Task brief:
Please copy every line of the data in which the string "ascontiguousarray" appears.

Dataset entries:

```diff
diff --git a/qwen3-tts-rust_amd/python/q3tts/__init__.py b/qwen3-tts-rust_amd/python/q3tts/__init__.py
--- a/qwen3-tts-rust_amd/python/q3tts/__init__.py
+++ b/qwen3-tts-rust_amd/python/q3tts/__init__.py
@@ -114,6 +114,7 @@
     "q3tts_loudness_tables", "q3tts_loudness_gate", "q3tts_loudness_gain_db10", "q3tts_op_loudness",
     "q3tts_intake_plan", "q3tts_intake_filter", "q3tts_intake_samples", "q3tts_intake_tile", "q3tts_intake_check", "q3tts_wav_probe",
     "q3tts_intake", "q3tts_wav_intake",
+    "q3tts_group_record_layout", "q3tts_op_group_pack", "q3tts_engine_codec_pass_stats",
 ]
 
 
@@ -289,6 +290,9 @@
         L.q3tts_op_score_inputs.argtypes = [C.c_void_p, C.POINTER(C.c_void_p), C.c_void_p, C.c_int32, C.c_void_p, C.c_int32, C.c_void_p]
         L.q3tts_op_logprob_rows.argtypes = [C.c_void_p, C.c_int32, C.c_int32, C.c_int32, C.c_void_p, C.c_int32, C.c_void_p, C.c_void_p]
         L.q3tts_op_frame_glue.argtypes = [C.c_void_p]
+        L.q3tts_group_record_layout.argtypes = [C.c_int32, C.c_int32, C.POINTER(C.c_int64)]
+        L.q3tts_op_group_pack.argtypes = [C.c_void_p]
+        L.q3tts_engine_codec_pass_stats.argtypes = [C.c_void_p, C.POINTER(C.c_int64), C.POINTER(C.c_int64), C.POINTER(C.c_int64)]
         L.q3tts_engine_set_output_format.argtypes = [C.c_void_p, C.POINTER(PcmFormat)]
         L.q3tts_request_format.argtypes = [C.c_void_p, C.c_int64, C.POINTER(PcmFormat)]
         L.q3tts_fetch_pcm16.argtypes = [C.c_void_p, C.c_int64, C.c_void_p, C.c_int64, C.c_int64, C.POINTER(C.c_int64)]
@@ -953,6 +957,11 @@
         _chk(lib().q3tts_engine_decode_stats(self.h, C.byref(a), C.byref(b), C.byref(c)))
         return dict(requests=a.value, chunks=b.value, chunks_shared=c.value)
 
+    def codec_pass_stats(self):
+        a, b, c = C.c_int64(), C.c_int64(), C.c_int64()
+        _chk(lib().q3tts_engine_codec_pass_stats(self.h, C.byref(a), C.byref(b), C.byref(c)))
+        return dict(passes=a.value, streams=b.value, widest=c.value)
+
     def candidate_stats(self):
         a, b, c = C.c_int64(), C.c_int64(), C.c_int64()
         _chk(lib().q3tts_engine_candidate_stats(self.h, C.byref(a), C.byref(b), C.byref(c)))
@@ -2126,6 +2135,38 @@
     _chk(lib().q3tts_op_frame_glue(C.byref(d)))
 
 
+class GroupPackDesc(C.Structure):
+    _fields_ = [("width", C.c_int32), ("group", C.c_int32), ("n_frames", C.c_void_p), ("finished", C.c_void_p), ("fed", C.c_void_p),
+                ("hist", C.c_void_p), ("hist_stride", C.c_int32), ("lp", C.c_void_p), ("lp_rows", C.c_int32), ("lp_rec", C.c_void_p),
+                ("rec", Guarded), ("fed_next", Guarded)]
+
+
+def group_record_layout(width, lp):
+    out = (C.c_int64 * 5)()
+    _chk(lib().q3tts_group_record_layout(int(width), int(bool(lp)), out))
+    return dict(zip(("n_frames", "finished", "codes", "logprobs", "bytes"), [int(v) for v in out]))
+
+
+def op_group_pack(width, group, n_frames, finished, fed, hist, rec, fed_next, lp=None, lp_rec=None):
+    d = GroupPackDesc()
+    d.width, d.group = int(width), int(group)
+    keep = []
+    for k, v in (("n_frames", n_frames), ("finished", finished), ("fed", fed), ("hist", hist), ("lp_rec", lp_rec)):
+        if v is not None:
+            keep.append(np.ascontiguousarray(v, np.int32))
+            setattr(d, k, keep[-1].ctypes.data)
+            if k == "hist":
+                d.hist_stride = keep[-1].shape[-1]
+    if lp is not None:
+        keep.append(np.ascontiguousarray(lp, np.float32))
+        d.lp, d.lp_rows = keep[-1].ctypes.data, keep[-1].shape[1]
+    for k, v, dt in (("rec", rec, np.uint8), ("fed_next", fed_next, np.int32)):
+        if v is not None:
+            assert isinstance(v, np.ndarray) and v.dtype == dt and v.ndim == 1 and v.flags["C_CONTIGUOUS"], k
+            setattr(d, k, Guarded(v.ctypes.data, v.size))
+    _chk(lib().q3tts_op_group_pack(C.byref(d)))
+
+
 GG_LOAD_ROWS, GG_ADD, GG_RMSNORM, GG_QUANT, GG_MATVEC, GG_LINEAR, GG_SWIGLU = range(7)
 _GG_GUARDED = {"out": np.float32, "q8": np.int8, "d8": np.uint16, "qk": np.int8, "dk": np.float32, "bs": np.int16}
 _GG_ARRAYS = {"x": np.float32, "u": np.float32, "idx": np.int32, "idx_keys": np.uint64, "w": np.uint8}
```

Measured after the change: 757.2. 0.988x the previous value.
--
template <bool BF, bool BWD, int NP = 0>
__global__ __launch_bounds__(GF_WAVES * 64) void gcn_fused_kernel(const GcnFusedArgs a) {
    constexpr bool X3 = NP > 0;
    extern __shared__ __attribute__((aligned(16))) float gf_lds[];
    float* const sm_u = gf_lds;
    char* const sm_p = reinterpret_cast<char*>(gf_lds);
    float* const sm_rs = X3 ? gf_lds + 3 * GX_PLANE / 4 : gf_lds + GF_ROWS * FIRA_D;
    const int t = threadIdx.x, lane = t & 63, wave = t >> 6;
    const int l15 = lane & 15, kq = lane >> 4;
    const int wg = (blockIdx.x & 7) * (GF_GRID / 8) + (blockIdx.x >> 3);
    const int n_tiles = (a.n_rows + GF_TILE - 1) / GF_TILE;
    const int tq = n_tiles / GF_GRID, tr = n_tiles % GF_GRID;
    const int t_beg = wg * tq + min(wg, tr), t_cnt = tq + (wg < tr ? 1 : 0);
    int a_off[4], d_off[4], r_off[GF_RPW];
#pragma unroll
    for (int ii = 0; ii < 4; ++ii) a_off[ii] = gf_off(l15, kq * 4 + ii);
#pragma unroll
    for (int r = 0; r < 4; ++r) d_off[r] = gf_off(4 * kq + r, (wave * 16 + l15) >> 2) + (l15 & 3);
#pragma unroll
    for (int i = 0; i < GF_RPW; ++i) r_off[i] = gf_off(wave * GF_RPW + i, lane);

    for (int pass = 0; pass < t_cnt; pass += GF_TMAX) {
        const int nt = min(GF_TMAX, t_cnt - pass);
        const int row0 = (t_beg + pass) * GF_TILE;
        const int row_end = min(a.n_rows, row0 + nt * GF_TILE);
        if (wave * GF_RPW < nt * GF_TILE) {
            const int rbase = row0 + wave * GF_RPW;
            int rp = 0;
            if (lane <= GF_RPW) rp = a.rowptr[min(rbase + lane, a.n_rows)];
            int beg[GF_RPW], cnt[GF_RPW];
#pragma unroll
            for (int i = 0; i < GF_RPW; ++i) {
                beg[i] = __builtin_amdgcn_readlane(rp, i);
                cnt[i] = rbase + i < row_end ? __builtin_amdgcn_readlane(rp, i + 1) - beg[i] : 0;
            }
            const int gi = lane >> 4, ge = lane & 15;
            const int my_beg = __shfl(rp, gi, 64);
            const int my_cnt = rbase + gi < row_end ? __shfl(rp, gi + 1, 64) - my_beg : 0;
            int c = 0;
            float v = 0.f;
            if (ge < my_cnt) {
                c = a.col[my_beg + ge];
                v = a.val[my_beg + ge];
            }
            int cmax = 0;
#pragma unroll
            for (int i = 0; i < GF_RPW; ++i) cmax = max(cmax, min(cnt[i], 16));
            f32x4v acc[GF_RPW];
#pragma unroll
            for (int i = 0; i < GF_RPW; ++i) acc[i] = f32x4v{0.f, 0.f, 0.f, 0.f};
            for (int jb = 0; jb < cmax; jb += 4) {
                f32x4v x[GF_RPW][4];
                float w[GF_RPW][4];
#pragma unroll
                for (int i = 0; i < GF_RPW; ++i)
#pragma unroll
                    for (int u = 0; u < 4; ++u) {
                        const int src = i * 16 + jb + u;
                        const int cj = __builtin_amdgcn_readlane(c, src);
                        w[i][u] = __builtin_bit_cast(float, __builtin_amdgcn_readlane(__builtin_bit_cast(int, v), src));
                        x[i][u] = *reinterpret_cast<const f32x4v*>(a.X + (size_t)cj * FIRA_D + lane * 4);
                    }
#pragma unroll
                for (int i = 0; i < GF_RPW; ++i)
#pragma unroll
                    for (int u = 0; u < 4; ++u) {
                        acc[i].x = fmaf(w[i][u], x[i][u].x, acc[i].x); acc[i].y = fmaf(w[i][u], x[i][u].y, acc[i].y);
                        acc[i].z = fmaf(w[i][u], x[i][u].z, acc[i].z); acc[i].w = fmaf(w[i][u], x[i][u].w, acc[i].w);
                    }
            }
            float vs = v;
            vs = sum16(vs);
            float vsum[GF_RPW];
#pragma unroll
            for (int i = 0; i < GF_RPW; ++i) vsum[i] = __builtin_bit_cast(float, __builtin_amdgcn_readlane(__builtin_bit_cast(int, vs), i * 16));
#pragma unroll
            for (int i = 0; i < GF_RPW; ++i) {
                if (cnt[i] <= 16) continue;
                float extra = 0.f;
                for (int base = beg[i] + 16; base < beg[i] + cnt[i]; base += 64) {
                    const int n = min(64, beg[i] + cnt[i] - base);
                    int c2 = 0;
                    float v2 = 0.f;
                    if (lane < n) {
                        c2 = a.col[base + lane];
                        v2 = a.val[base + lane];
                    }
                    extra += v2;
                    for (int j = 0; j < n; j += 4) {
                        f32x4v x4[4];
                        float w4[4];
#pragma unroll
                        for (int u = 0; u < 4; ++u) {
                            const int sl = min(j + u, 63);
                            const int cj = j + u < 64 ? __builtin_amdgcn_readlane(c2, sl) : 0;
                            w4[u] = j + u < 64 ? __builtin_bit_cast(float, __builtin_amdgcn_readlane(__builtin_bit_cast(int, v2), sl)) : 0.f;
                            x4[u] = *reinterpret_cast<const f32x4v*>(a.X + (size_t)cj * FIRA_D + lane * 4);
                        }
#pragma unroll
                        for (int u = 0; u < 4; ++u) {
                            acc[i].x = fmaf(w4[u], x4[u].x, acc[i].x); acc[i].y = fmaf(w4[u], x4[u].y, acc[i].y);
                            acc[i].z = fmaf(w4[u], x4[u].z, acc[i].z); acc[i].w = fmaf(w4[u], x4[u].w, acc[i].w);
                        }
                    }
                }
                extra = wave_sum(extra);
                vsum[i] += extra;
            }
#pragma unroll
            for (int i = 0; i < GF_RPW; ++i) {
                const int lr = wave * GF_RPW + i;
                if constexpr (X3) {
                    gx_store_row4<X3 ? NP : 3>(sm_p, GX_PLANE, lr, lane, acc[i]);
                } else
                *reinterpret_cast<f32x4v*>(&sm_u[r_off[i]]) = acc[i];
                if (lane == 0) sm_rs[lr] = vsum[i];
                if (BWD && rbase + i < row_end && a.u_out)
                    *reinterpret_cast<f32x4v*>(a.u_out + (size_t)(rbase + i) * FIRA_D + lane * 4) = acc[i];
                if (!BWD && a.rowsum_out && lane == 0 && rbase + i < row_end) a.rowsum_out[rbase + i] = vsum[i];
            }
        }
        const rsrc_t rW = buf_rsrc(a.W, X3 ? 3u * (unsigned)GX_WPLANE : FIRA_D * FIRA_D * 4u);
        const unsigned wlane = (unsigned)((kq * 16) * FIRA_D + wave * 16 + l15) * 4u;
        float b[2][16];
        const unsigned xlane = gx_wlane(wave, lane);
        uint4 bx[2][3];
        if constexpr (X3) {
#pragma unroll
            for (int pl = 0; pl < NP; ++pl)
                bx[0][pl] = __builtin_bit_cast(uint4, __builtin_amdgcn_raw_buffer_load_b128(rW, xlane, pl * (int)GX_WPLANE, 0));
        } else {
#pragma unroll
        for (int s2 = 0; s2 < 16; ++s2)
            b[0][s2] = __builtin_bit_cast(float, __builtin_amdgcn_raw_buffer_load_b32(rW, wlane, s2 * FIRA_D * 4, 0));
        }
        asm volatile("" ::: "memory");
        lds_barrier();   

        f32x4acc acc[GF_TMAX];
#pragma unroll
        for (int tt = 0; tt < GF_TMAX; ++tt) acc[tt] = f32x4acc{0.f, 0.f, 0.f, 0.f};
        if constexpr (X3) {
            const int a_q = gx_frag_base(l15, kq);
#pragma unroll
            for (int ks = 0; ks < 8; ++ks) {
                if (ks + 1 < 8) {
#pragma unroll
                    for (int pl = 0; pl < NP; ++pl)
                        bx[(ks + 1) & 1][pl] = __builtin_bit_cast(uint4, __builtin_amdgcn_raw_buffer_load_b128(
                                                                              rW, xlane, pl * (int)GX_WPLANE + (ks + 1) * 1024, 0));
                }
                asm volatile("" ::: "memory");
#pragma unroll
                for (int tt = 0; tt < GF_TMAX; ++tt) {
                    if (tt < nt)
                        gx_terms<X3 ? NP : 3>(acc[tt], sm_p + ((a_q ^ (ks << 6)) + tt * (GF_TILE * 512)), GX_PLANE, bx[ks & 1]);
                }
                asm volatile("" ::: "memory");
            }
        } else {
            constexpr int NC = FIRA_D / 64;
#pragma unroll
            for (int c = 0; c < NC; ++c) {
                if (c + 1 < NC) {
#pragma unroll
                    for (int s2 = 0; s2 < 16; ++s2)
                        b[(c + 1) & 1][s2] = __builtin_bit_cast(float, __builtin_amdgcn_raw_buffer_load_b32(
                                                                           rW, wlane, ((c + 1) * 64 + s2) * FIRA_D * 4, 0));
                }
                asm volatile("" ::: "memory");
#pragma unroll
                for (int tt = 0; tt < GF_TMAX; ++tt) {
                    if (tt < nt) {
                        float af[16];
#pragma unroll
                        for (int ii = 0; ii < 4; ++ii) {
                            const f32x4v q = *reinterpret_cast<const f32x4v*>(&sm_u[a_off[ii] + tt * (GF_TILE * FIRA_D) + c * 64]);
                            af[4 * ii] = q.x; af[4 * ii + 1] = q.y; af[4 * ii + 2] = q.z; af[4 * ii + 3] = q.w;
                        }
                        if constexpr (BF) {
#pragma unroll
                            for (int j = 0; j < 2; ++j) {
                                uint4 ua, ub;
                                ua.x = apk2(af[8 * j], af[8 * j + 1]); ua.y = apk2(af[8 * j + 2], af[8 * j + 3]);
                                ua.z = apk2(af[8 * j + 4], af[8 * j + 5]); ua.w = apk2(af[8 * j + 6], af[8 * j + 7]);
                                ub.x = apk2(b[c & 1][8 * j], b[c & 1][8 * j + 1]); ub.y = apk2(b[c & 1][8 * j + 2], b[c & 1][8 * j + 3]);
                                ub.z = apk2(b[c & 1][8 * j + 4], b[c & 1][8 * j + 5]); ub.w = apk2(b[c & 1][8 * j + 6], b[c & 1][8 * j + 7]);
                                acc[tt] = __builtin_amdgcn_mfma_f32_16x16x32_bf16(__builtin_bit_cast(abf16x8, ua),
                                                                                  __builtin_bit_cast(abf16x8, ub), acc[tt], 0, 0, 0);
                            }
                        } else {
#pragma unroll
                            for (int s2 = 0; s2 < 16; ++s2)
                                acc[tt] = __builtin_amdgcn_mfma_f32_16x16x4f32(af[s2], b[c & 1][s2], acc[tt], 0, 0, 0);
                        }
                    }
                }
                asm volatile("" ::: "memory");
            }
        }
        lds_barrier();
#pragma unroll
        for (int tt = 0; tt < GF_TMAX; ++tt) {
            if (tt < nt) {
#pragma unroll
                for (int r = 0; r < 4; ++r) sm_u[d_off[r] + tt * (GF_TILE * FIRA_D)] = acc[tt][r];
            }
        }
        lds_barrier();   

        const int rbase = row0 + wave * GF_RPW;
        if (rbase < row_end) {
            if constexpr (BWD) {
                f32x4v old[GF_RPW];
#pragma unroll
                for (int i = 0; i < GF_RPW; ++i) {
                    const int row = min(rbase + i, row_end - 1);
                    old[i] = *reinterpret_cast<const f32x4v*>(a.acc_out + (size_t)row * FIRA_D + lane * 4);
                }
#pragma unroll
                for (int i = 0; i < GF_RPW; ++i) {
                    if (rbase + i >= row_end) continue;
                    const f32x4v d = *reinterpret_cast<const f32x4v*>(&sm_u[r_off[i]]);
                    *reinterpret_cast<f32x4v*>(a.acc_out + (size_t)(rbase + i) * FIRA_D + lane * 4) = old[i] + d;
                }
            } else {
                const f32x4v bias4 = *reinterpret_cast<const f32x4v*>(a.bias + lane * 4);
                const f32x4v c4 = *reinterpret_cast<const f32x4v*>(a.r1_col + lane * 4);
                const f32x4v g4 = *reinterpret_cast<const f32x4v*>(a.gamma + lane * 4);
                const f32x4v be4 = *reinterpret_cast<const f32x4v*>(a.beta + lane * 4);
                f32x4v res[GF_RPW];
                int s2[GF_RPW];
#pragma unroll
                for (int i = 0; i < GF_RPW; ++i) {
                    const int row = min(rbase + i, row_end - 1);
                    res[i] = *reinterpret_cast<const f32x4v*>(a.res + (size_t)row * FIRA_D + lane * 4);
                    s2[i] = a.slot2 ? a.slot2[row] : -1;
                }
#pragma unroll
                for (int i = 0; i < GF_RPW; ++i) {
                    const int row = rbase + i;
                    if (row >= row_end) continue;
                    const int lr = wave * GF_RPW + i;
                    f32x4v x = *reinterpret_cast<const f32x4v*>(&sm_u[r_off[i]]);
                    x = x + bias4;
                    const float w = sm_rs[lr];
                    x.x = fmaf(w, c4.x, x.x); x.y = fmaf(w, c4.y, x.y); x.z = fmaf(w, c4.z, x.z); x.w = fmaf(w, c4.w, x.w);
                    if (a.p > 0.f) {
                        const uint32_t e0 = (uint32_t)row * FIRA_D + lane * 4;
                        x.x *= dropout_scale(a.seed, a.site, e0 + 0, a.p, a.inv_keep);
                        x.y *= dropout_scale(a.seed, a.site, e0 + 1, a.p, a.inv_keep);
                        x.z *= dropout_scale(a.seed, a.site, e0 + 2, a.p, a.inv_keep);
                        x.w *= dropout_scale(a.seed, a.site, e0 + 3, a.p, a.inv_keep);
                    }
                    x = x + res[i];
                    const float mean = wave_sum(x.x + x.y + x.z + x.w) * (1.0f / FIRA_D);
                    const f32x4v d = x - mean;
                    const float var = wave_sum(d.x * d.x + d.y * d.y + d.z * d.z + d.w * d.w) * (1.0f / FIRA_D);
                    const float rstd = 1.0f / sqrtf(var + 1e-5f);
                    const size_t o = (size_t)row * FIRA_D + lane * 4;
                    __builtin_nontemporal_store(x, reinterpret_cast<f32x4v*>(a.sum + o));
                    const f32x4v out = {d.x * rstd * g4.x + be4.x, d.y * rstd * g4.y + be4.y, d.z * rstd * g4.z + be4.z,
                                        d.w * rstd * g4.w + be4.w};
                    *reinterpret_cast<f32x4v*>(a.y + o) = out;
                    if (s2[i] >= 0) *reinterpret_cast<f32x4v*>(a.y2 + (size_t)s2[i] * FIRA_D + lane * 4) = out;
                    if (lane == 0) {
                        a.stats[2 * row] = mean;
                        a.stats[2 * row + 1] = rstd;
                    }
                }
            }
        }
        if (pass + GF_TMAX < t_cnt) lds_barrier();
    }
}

Response area:
+            keep.append(np.ascontiguousarray(v, np.int32))
+        keep.append(np.ascontiguousarray(lp, np.float32))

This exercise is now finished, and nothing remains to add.